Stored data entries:
__________

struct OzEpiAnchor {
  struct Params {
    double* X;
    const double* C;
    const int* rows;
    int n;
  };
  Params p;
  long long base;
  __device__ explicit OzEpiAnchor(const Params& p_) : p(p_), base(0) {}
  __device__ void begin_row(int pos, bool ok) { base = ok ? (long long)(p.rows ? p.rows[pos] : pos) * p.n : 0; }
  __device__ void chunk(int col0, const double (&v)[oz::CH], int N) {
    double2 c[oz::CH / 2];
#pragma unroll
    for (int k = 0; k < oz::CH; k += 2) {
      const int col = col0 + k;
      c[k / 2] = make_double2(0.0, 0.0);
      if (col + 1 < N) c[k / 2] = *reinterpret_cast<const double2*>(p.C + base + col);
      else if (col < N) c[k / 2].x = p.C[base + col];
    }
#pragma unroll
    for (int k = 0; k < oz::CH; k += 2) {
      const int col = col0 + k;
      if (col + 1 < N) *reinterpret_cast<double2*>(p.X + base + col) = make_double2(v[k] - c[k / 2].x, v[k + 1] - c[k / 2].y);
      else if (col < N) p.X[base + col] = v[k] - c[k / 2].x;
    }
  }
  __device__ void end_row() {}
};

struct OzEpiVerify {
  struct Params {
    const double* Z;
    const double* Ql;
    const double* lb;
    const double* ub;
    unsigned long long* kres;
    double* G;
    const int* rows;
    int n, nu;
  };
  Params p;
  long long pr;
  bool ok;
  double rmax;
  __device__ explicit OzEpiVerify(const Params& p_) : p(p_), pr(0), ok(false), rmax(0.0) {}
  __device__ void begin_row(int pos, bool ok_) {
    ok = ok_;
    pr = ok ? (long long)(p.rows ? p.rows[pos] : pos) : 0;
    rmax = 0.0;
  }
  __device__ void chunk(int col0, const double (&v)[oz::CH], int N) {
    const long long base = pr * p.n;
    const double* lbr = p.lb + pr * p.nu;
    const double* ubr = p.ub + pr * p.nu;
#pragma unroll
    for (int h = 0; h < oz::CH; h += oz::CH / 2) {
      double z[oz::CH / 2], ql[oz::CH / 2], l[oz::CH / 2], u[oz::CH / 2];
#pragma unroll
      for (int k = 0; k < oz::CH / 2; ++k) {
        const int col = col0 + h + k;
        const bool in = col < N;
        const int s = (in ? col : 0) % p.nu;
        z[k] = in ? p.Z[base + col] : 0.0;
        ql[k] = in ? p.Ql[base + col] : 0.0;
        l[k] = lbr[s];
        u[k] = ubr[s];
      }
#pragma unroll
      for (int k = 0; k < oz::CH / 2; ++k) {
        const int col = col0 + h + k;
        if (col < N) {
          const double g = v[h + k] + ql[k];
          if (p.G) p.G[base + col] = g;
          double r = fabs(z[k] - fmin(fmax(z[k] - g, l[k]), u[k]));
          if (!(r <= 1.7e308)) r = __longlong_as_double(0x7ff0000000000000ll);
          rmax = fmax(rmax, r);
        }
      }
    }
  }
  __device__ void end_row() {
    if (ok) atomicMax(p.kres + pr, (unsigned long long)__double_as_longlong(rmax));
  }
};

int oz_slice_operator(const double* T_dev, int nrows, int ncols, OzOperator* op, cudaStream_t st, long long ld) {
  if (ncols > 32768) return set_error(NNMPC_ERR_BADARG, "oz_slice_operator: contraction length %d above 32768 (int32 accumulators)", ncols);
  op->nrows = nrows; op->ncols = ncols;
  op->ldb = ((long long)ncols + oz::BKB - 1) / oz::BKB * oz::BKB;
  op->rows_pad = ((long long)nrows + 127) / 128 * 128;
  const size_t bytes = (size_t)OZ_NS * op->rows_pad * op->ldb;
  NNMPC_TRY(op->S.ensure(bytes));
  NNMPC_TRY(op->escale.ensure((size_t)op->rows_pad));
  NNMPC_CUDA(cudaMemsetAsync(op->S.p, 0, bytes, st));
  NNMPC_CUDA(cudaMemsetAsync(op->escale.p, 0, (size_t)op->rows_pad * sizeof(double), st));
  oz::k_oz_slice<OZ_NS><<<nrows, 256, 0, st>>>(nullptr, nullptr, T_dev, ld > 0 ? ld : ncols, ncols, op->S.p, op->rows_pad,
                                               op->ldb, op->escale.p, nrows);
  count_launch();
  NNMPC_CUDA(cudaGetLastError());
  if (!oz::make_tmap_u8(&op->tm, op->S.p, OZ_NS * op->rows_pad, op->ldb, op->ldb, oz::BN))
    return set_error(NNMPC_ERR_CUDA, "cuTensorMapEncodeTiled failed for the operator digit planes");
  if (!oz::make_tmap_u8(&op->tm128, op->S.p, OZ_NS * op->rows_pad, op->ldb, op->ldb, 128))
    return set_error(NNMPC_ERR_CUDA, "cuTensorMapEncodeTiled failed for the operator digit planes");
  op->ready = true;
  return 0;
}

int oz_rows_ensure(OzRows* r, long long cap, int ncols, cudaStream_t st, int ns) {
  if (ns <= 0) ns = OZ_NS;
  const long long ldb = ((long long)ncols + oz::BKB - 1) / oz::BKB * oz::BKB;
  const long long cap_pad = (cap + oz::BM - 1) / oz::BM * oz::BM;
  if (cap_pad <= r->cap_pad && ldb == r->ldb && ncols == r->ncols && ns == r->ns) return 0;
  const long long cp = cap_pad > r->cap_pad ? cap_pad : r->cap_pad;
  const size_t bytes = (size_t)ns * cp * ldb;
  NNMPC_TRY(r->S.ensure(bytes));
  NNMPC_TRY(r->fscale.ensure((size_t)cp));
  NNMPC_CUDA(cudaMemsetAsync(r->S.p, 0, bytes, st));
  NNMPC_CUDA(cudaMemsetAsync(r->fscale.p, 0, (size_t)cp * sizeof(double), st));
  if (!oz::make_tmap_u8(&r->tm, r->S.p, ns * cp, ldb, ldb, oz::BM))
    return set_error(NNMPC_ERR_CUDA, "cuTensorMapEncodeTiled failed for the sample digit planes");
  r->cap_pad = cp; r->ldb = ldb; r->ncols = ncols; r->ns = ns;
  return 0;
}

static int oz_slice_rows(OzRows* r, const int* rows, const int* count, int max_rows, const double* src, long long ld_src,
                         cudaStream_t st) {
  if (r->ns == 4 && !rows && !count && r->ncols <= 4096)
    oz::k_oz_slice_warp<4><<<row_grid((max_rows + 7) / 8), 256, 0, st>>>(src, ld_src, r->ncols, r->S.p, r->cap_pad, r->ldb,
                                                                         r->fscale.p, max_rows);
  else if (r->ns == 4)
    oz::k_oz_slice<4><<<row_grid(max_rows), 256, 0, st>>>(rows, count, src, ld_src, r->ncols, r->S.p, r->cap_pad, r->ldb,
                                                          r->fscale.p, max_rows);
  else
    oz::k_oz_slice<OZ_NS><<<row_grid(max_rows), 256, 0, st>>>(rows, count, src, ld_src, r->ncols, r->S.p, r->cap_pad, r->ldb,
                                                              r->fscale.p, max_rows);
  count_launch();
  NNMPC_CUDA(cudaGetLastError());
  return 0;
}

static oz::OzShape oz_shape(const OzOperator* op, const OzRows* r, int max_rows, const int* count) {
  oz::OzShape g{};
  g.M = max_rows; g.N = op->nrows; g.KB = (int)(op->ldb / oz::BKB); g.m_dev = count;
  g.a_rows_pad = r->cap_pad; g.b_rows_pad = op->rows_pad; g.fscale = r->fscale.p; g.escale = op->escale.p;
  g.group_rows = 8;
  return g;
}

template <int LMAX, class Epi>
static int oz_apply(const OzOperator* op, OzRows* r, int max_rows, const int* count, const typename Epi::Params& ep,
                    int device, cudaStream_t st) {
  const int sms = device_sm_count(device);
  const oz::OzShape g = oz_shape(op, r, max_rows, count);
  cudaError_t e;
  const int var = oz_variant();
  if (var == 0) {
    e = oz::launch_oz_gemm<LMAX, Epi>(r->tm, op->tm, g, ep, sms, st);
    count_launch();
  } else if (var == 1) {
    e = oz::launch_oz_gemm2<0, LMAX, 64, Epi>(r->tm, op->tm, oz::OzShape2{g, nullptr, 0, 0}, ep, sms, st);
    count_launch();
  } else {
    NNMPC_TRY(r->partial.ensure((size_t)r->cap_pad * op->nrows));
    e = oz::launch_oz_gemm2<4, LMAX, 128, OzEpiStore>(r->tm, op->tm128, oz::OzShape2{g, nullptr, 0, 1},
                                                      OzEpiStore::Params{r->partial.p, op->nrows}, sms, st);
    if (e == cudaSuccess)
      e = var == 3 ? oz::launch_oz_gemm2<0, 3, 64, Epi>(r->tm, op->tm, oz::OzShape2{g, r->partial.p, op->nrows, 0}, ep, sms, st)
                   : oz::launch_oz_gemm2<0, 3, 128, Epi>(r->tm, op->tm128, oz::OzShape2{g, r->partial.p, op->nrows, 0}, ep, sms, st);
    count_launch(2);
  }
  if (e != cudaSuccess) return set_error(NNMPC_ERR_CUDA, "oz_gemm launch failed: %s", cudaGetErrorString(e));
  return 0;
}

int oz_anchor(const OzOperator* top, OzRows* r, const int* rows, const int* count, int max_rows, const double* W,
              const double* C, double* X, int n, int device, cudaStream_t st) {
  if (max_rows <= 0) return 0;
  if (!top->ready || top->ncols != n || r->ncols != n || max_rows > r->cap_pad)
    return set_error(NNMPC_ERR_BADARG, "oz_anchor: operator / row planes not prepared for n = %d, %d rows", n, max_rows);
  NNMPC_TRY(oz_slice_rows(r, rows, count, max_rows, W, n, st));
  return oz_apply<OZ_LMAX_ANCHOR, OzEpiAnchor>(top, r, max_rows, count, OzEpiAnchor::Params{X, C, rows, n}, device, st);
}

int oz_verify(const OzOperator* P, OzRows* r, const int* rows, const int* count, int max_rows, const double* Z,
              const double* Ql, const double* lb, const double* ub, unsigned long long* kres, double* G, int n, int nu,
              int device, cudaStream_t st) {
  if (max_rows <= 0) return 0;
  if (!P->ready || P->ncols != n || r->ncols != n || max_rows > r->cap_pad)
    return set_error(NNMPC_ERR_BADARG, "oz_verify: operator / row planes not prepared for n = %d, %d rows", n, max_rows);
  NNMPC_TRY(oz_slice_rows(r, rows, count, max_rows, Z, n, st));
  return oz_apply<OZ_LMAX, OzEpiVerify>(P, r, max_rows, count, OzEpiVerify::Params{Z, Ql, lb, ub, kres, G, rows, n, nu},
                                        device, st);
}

__________

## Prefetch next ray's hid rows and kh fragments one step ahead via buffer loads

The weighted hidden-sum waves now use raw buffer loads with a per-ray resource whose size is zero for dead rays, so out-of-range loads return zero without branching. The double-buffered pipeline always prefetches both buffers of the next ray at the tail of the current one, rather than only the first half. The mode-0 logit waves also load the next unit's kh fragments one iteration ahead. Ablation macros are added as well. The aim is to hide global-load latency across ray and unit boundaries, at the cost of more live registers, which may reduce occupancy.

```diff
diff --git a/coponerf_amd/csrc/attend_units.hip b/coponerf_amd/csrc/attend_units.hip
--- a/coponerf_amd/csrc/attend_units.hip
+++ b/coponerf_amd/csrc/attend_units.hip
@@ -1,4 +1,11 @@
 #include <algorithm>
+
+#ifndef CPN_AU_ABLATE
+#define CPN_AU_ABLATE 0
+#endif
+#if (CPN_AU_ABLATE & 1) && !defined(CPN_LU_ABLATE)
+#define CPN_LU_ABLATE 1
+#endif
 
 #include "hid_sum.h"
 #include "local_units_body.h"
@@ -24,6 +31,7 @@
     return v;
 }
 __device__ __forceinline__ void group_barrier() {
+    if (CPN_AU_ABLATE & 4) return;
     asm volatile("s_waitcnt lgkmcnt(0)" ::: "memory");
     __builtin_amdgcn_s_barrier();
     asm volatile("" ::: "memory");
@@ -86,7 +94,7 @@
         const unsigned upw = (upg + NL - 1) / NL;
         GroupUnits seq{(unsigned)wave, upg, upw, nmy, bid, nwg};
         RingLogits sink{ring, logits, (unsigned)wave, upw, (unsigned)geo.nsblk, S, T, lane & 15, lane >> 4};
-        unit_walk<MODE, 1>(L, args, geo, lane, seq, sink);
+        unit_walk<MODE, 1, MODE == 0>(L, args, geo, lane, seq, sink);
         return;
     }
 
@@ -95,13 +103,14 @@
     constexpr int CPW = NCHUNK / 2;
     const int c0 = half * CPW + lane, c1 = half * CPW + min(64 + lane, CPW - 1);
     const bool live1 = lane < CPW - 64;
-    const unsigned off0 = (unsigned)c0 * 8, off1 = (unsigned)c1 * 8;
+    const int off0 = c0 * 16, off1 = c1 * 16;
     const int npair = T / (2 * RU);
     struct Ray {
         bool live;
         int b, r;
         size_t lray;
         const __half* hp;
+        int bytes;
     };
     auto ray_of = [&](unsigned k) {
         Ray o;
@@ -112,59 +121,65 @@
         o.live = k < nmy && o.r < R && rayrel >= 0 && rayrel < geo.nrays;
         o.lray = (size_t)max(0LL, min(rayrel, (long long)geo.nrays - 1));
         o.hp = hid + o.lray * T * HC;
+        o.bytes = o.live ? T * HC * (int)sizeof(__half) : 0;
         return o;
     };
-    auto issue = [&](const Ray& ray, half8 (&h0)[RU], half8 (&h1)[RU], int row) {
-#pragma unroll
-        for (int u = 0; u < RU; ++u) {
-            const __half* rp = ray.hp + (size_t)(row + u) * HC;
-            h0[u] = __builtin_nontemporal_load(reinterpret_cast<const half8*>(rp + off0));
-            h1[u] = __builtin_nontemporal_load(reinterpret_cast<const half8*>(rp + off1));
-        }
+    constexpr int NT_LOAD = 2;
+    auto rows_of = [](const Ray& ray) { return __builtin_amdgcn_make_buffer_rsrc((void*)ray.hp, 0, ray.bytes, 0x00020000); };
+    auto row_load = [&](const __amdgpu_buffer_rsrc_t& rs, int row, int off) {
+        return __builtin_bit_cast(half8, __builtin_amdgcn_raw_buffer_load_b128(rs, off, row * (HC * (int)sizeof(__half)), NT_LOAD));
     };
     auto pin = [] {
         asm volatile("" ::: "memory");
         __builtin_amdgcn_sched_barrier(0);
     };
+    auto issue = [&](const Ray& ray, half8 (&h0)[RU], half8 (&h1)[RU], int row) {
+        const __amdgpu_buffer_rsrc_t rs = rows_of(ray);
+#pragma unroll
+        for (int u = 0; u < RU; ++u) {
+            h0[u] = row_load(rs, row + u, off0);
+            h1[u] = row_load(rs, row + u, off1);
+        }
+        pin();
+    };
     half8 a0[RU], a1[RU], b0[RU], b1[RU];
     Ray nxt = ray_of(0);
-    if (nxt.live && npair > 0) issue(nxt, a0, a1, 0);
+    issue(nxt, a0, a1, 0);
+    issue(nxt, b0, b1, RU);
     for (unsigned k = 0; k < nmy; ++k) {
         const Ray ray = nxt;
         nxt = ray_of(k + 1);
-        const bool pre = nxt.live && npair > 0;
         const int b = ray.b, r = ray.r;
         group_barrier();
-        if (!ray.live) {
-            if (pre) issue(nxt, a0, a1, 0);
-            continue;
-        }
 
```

__________

Your assignment | Look through the records and gather each line with the word "else".

Solution |
      else if (col < N) c[k / 2].x = p.C[base + col];
      else if (col < N) p.X[base + col] = v[k] - c[k / 2].x;
  else if (r->ns == 4)
  else
  } else if (var == 1) {
  } else {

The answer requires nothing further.